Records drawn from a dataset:
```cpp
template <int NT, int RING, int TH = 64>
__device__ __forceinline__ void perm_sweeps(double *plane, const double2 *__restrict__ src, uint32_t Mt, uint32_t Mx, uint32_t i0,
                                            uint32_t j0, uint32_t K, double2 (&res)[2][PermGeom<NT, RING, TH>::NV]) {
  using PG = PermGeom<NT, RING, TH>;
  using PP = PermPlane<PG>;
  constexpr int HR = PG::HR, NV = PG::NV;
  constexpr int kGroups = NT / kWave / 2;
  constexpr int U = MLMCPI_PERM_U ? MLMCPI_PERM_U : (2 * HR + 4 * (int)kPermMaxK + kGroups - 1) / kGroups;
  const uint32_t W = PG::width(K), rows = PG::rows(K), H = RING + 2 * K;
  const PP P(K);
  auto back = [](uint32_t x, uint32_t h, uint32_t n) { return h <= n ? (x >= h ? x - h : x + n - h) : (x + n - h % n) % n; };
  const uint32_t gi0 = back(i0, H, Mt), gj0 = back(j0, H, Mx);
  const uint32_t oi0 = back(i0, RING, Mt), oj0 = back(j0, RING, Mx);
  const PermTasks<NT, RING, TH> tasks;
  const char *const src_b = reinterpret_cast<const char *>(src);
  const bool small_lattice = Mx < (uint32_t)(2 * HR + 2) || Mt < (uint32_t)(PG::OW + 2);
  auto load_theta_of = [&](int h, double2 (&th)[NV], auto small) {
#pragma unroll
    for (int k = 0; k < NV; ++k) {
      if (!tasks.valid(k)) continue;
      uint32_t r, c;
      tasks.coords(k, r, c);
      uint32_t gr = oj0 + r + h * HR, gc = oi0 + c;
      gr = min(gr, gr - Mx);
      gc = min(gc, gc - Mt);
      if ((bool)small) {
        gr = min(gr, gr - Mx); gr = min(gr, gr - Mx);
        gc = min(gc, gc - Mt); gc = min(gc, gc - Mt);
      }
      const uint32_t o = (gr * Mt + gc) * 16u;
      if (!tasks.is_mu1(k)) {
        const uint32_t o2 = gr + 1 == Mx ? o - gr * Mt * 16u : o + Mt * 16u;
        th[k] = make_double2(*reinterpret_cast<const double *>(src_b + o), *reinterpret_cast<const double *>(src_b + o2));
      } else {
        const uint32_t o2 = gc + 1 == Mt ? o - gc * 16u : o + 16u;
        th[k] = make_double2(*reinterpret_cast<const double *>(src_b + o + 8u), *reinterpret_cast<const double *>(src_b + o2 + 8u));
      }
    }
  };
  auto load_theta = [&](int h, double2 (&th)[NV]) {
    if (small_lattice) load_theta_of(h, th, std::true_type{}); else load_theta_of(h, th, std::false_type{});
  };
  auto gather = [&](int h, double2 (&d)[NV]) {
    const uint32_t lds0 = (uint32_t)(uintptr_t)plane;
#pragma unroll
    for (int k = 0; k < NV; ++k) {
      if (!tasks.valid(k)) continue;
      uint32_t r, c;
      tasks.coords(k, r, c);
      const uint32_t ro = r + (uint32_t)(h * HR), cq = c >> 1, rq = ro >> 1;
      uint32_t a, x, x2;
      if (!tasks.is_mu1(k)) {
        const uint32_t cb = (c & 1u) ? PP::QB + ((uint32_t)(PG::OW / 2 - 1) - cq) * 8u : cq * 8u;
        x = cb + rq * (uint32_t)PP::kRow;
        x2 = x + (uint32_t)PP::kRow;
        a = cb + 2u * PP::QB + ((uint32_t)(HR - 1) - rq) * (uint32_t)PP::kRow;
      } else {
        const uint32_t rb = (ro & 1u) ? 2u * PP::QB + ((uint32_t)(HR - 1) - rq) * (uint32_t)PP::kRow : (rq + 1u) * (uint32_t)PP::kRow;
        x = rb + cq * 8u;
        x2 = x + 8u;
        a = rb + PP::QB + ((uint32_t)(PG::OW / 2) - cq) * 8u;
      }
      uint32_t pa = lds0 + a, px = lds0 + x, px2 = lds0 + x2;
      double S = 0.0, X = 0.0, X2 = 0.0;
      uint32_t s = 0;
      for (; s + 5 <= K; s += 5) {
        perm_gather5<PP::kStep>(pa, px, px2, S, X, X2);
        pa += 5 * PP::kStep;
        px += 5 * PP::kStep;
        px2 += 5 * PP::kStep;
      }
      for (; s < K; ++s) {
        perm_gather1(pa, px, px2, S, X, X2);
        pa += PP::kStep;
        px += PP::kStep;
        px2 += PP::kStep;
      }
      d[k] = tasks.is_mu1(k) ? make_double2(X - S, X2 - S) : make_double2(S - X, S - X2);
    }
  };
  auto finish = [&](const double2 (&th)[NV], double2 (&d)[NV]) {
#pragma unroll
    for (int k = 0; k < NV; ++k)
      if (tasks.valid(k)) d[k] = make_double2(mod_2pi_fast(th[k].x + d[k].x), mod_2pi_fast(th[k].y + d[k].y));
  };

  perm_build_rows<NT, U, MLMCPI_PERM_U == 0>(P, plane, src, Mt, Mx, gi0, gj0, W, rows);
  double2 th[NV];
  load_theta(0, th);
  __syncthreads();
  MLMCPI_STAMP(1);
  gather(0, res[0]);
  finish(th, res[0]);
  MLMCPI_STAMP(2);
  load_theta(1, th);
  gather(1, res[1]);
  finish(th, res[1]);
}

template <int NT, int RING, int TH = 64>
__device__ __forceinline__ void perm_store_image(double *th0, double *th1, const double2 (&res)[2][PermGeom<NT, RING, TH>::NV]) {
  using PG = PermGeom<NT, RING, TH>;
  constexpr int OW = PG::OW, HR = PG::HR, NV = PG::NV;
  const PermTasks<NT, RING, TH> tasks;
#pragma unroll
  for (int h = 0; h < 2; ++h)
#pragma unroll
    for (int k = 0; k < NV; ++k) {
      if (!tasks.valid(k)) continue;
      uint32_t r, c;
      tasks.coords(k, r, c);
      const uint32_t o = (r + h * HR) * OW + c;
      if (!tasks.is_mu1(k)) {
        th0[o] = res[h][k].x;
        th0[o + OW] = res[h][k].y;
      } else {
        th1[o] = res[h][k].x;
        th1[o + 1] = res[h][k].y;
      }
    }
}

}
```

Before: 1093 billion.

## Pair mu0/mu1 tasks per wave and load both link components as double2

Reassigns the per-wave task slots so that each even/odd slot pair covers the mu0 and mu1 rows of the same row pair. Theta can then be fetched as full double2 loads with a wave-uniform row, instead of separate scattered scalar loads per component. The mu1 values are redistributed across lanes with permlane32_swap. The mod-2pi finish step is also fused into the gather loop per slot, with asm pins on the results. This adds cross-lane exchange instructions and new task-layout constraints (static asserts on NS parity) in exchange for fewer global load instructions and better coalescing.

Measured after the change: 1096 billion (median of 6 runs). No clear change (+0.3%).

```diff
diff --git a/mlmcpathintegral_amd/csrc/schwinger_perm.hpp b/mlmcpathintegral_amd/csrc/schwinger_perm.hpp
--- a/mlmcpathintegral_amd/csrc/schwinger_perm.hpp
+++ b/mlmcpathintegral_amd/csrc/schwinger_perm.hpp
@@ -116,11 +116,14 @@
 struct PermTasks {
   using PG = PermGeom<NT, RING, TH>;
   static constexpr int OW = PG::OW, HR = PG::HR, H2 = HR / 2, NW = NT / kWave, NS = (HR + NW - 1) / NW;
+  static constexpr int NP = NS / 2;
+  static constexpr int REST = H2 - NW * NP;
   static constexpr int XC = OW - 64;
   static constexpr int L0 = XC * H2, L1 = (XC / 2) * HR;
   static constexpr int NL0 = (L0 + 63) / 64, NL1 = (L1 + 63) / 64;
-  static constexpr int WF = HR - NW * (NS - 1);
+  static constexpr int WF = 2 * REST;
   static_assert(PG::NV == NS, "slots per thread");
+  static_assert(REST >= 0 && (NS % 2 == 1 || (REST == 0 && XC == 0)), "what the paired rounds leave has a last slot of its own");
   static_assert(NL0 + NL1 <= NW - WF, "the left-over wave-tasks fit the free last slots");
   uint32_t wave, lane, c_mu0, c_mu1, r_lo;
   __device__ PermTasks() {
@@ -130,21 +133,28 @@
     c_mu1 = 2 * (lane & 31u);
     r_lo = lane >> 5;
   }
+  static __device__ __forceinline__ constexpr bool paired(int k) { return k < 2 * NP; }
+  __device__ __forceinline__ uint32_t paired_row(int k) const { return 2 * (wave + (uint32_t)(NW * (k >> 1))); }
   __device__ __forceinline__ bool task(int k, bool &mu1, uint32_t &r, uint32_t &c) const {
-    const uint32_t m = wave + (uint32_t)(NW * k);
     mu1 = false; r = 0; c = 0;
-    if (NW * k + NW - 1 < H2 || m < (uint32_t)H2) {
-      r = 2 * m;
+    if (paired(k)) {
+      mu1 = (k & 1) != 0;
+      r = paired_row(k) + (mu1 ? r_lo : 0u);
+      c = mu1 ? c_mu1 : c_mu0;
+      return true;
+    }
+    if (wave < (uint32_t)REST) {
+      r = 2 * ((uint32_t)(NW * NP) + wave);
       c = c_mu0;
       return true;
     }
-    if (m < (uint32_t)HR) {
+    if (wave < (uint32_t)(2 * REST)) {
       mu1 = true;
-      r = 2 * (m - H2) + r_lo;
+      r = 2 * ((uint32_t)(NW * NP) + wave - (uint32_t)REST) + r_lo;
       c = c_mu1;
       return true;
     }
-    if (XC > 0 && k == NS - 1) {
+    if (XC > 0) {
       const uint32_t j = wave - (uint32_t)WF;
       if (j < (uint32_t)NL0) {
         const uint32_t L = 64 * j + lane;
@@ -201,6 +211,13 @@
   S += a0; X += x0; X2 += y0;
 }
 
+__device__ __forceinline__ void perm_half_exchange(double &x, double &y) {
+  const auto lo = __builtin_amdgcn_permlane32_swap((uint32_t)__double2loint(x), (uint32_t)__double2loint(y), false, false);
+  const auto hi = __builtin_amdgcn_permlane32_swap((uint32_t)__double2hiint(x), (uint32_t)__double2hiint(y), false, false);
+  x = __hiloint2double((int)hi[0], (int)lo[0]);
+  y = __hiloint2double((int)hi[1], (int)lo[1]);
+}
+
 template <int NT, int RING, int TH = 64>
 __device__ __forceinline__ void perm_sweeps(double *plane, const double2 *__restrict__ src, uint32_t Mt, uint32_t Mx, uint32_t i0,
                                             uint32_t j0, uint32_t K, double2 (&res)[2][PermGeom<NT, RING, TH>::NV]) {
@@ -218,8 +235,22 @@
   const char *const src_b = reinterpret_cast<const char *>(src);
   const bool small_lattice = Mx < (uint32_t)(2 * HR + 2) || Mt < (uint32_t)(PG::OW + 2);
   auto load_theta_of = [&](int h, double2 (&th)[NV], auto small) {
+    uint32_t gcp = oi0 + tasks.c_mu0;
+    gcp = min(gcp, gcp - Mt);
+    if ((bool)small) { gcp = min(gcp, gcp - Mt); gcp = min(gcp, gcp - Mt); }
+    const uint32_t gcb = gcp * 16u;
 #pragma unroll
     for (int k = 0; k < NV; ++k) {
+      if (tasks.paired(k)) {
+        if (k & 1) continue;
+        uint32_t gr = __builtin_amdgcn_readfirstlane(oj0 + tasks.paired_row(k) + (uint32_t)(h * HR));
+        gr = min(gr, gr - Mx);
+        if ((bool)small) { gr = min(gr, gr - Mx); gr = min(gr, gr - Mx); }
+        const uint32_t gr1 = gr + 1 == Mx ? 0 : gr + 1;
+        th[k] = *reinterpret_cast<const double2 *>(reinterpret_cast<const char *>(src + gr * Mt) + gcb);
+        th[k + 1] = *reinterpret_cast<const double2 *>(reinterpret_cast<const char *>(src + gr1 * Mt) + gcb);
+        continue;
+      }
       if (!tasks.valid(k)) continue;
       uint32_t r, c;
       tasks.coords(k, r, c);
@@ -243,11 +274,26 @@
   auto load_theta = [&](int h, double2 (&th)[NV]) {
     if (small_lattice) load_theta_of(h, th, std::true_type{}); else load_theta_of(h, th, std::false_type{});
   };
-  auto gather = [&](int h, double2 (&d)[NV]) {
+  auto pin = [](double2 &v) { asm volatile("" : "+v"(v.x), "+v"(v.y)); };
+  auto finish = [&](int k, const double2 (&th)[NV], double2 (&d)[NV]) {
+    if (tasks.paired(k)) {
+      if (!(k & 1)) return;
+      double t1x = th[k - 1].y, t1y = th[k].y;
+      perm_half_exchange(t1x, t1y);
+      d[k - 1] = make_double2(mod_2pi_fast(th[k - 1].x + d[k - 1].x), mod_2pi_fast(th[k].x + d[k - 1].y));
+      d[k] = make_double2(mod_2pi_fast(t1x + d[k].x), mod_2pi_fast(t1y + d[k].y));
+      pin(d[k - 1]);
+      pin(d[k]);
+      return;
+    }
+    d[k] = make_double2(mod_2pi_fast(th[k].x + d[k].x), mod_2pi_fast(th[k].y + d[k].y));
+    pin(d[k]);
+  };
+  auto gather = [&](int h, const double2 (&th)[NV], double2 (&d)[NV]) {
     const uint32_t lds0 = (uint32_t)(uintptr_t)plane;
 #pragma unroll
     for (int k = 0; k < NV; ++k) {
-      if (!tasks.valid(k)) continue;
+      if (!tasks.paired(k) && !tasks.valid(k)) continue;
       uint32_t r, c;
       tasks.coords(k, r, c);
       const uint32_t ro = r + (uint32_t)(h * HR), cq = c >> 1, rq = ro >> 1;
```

▶ _WHAT YOU WILL DO_
In the records above, find the lines holding "PermTasks". Copy each one.

▶ _EXPECTED ANSWER_
  const PermTasks<NT, RING, TH> tasks;
  const PermTasks<NT, RING, TH> tasks;
 struct PermTasks {
   __device__ PermTasks() {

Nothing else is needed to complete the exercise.